[WORK TASK]: Give the listing again in full, matching it character for character.
§ §
-    const char* Bs = As + A_BYTES;
-#pragma unroll
-    for (int kk = 0; kk < 2; ++kk) {
-      bf16x8 af[TM], bfr[TN];
-      const int ch = kk * 4 + fg;
-#pragma unroll
-      for (int mi = 0; mi < TM; ++mi) {
-        const int r = wm * WM + mi * 16 + fr;
-        af[mi] = *reinterpret_cast<const bf16x8*>(As + r * 128 + ((ch ^ (r & 7)) << 4));
-      }
-#pragma unroll
-      for (int ni = 0; ni < TN; ++ni) {
-        const int r = wn * WN + ni * 16 + fr;
-        bfr[ni] = *reinterpret_cast<const bf16x8*>(Bs + r * 128 + ((ch ^ (r & 7)) << 4));
-      }
-#pragma unroll
-      for (int mi = 0; mi < TM; ++mi)
-#pragma unroll
-        for (int ni = 0; ni < TN; ++ni)
-          acc[mi][ni] = __builtin_amdgcn_mfma_f32_16x16x32_bf16(af[mi], bfr[ni], acc[mi][ni], 0, 0, 0);
-    }
-    if (k + 1 < nk) commit(k + 1, (k + 1) & 1);
+  while (true) {
+    const int m0 = mt * BM;
+    commit(0, 0);
     __syncthreads();
-  }
-  conv_epilogue<BM, BN, NT, WGM, WGN, uint16_t, false>(a, ph, acc, smem, tid, m0, 0, (int)mt, 0, 0, 0);
+    f32x4 acc[TM][TN];
+#pragma unroll
+    for (int mi = 0; mi < TM; ++mi)
+#pragma unroll
+      for (int ni = 0; ni < TN; ++ni) acc[mi][ni] = f32x4{0.f, 0.f, 0.f, 0.f};
+    for (int k = 0; k < nk; ++k) {
+      if (k + 1 < nk) load(k + 1);
+      const char* As = smem + (k & 1) * SB;
+      const char* Bs = RESW ? Wres + k * B_BYTES : As + A_BYTES;
+#pragma unroll
+      for (int kk = 0; kk < 2; ++kk) {
+        bf16x8 af[TM], bfr[TN];
+        const int ch = kk * 4 + fg;
+#pragma unroll
+        for (int mi = 0; mi < TM; ++mi) {
+          const int r = wm * WM + mi * 16 + fr;
+          af[mi] = *reinterpret_cast<const bf16x8*>(As + r * 128 + ((ch ^ (r & 7)) << 4));
+        }
+#pragma unroll
+        for (int ni = 0; ni < TN; ++ni) {
+          const int r = wn * WN + ni * 16 + fr;
+          bfr[ni] = *reinterpret_cast<const bf16x8*>(Bs + r * 128 + ((ch ^ (r & 7)) << 4));
+        }
+#pragma unroll
+        for (int mi = 0; mi < TM; ++mi)
+#pragma unroll
+          for (int ni = 0; ni < TN; ++ni)
+            acc[mi][ni] = __builtin_amdgcn_mfma_f32_16x16x32_bf16(af[mi], bfr[ni], acc[mi][ni], 0, 0, 0);
+      }
+      if (k + 1 < nk) commit(k + 1, (k + 1) & 1);
+      __syncthreads();
+    }
+    const int nmt = mt + G;
+    if (nmt < mtiles) {
+      rows(nmt * BM);
+      load_a(0);
+    }
+    int tid_e = tid;
+    asm volatile("" : "+v"(tid_e));
+    conv_epilogue<BM, BN, NT, WGM, WGN, uint16_t, false, true>(a, ph, acc, smem, tid_e, m0, 0, mt, 0, 0, 0);
+    if (nmt >= mtiles) break;
+    mt = nmt;
+    int m0n = mt * BM;
+    asm volatile("" : "+s"(m0n));
+    rows(m0n);
+    load_w(0);
+    __syncthreads();
+  }
 }
 
 }
@@ -1161,7 +1222,32 @@
   return C % 64 == 0 && C <= 4 * K && (K == 64 || K == 128 || K == 256);
 }
 
-extern "C" hipError_t dlmpi_conv1x1_apply(const ConvArgs* a, int bm, hipStream_t s) {
+static int g_apply_resw = -1;
+extern "C" void dlmpi_set_apply_resw(int mode) { g_apply_resw = mode; }
+
+template <int BN, int WGM, int WGN, bool RESW>
+static hipError_t launch_apply(const ConvArgs* a, bool persistent, int cap, hipStream_t s) {
+  static int resident = 0;
+  if (resident == 0) {
+    int dev = 0, cus = 0, per_cu = 0;
+    hipError_t e = hipGetDevice(&dev);
+    if (e == hipSuccess) e = hipDeviceGetAttribute(&cus, hipDeviceAttributeMultiprocessorCount, dev);
+    if (e == hipSuccess)
+      e = hipOccupancyMaxActiveBlocksPerMultiprocessor(&per_cu, conv1x1_apply_kernel<128, BN, WGM, WGN, RESW>, 512, 0);
+    if (e != hipSuccess) return e;
+    if (cus < 1 || per_cu < 1) return hipErrorInvalidValue;
+    resident = cus * per_cu;
+  }
+  int g = a->ph[0].mtiles;
+  if (persistent && resident < g) g = resident;
+  if (cap > 0 && cap < g) g = cap;
+  hipLaunchKernelGGL((conv1x1_apply_kernel<128, BN, WGM, WGN, RESW>), dim3((unsigned)g), dim3(512), 0, s, *a);
+  return hipGetLastError();
+}
+
+static bool apply_persistent_rule(int C, int K) { return K == 64 || (K == 256 && C <= 512); }
+
+extern "C" hipError_t dlmpi_conv1x1_apply(const ConvArgs* a, int bm, int blocks_cap, hipStream_t s) {
   if (a->pro != 3 || a->f32 || a->halo || a->nphase != 1 || a->ntiles != 1 || !a->vec_store || a->res ||
       a->scale || a->relu || a->mask || a->mscale || a->mbits || a->z || a->splitk_req > 1 ||
       !dlmpi_conv1x1_apply_ok(a->C, a->Kout) || a->ph[0].Tr != 1 || a->ph[0].Ts != 1 || a->sa != 1 ||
§ §
[SOLUTION]:
-    const char* Bs = As + A_BYTES;
-#pragma unroll
-    for (int kk = 0; kk < 2; ++kk) {
-      bf16x8 af[TM], bfr[TN];
-      const int ch = kk * 4 + fg;
-#pragma unroll
-      for (int mi = 0; mi < TM; ++mi) {
-        const int r = wm * WM + mi * 16 + fr;
-        af[mi] = *reinterpret_cast<const bf16x8*>(As + r * 128 + ((ch ^ (r & 7)) << 4));
-      }
-#pragma unroll
-      for (int ni = 0; ni < TN; ++ni) {
-        const int r = wn * WN + ni * 16 + fr;
-        bfr[ni] = *reinterpret_cast<const bf16x8*>(Bs + r * 128 + ((ch ^ (r & 7)) << 4));
-      }
-#pragma unroll
-      for (int mi = 0; mi < TM; ++mi)
-#pragma unroll
-        for (int ni = 0; ni < TN; ++ni)
-          acc[mi][ni] = __builtin_amdgcn_mfma_f32_16x16x32_bf16(af[mi], bfr[ni], acc[mi][ni], 0, 0, 0);
-    }
-    if (k + 1 < nk) commit(k + 1, (k + 1) & 1);
+  while (true) {
+    const int m0 = mt * BM;
+    commit(0, 0);
     __syncthreads();
-  }
-  conv_epilogue<BM, BN, NT, WGM, WGN, uint16_t, false>(a, ph, acc, smem, tid, m0, 0, (int)mt, 0, 0, 0);
+    f32x4 acc[TM][TN];
+#pragma unroll
+    for (int mi = 0; mi < TM; ++mi)
+#pragma unroll
+      for (int ni = 0; ni < TN; ++ni) acc[mi][ni] = f32x4{0.f, 0.f, 0.f, 0.f};
+    for (int k = 0; k < nk; ++k) {
+      if (k + 1 < nk) load(k + 1);
+      const char* As = smem + (k & 1) * SB;
+      const char* Bs = RESW ? Wres + k * B_BYTES : As + A_BYTES;
+#pragma unroll
+      for (int kk = 0; kk < 2; ++kk) {
+        bf16x8 af[TM], bfr[TN];
+        const int ch = kk * 4 + fg;
+#pragma unroll
+        for (int mi = 0; mi < TM; ++mi) {
+          const int r = wm * WM + mi * 16 + fr;
+          af[mi] = *reinterpret_cast<const bf16x8*>(As + r * 128 + ((ch ^ (r & 7)) << 4));
+        }
+#pragma unroll
+        for (int ni = 0; ni < TN; ++ni) {
+          const int r = wn * WN + ni * 16 + fr;
+          bfr[ni] = *reinterpret_cast<const bf16x8*>(Bs + r * 128 + ((ch ^ (r & 7)) << 4));
+        }
+#pragma unroll
+        for (int mi = 0; mi < TM; ++mi)
+#pragma unroll
+          for (int ni = 0; ni < TN; ++ni)
+            acc[mi][ni] = __builtin_amdgcn_mfma_f32_16x16x32_bf16(af[mi], bfr[ni], acc[mi][ni], 0, 0, 0);
+      }
+      if (k + 1 < nk) commit(k + 1, (k + 1) & 1);
+      __syncthreads();
+    }
+    const int nmt = mt + G;
+    if (nmt < mtiles) {
+      rows(nmt * BM);
+      load_a(0);
+    }
+    int tid_e = tid;
+    asm volatile("" : "+v"(tid_e));
+    conv_epilogue<BM, BN, NT, WGM, WGN, uint16_t, false, true>(a, ph, acc, smem, tid_e, m0, 0, mt, 0, 0, 0);
+    if (nmt >= mtiles) break;
+    mt = nmt;
+    int m0n = mt * BM;
+    asm volatile("" : "+s"(m0n));
+    rows(m0n);
+    load_w(0);
+    __syncthreads();
+  }
 }
 
 }
@@ -1161,7 +1222,32 @@
   return C % 64 == 0 && C <= 4 * K && (K == 64 || K == 128 || K == 256);
 }
 
-extern "C" hipError_t dlmpi_conv1x1_apply(const ConvArgs* a, int bm, hipStream_t s) {
+static int g_apply_resw = -1;
+extern "C" void dlmpi_set_apply_resw(int mode) { g_apply_resw = mode; }
+
+template <int BN, int WGM, int WGN, bool RESW>
+static hipError_t launch_apply(const ConvArgs* a, bool persistent, int cap, hipStream_t s) {
+  static int resident = 0;
+  if (resident == 0) {
+    int dev = 0, cus = 0, per_cu = 0;
+    hipError_t e = hipGetDevice(&dev);
+    if (e == hipSuccess) e = hipDeviceGetAttribute(&cus, hipDeviceAttributeMultiprocessorCount, dev);
+    if (e == hipSuccess)
+      e = hipOccupancyMaxActiveBlocksPerMultiprocessor(&per_cu, conv1x1_apply_kernel<128, BN, WGM, WGN, RESW>, 512, 0);
+    if (e != hipSuccess) return e;
+    if (cus < 1 || per_cu < 1) return hipErrorInvalidValue;
+    resident = cus * per_cu;
+  }
+  int g = a->ph[0].mtiles;
+  if (persistent && resident < g) g = resident;
+  if (cap > 0 && cap < g) g = cap;
+  hipLaunchKernelGGL((conv1x1_apply_kernel<128, BN, WGM, WGN, RESW>), dim3((unsigned)g), dim3(512), 0, s, *a);
+  return hipGetLastError();
+}
+
+static bool apply_persistent_rule(int C, int K) { return K == 64 || (K == 256 && C <= 512); }
+
+extern "C" hipError_t dlmpi_conv1x1_apply(const ConvArgs* a, int bm, int blocks_cap, hipStream_t s) {
   if (a->pro != 3 || a->f32 || a->halo || a->nphase != 1 || a->ntiles != 1 || !a->vec_store || a->res ||
       a->scale || a->relu || a->mask || a->mscale || a->mbits || a->z || a->splitk_req > 1 ||
       !dlmpi_conv1x1_apply_ok(a->C, a->Kout) || a->ph[0].Tr != 1 || a->ph[0].Ts != 1 || a->sa != 1 ||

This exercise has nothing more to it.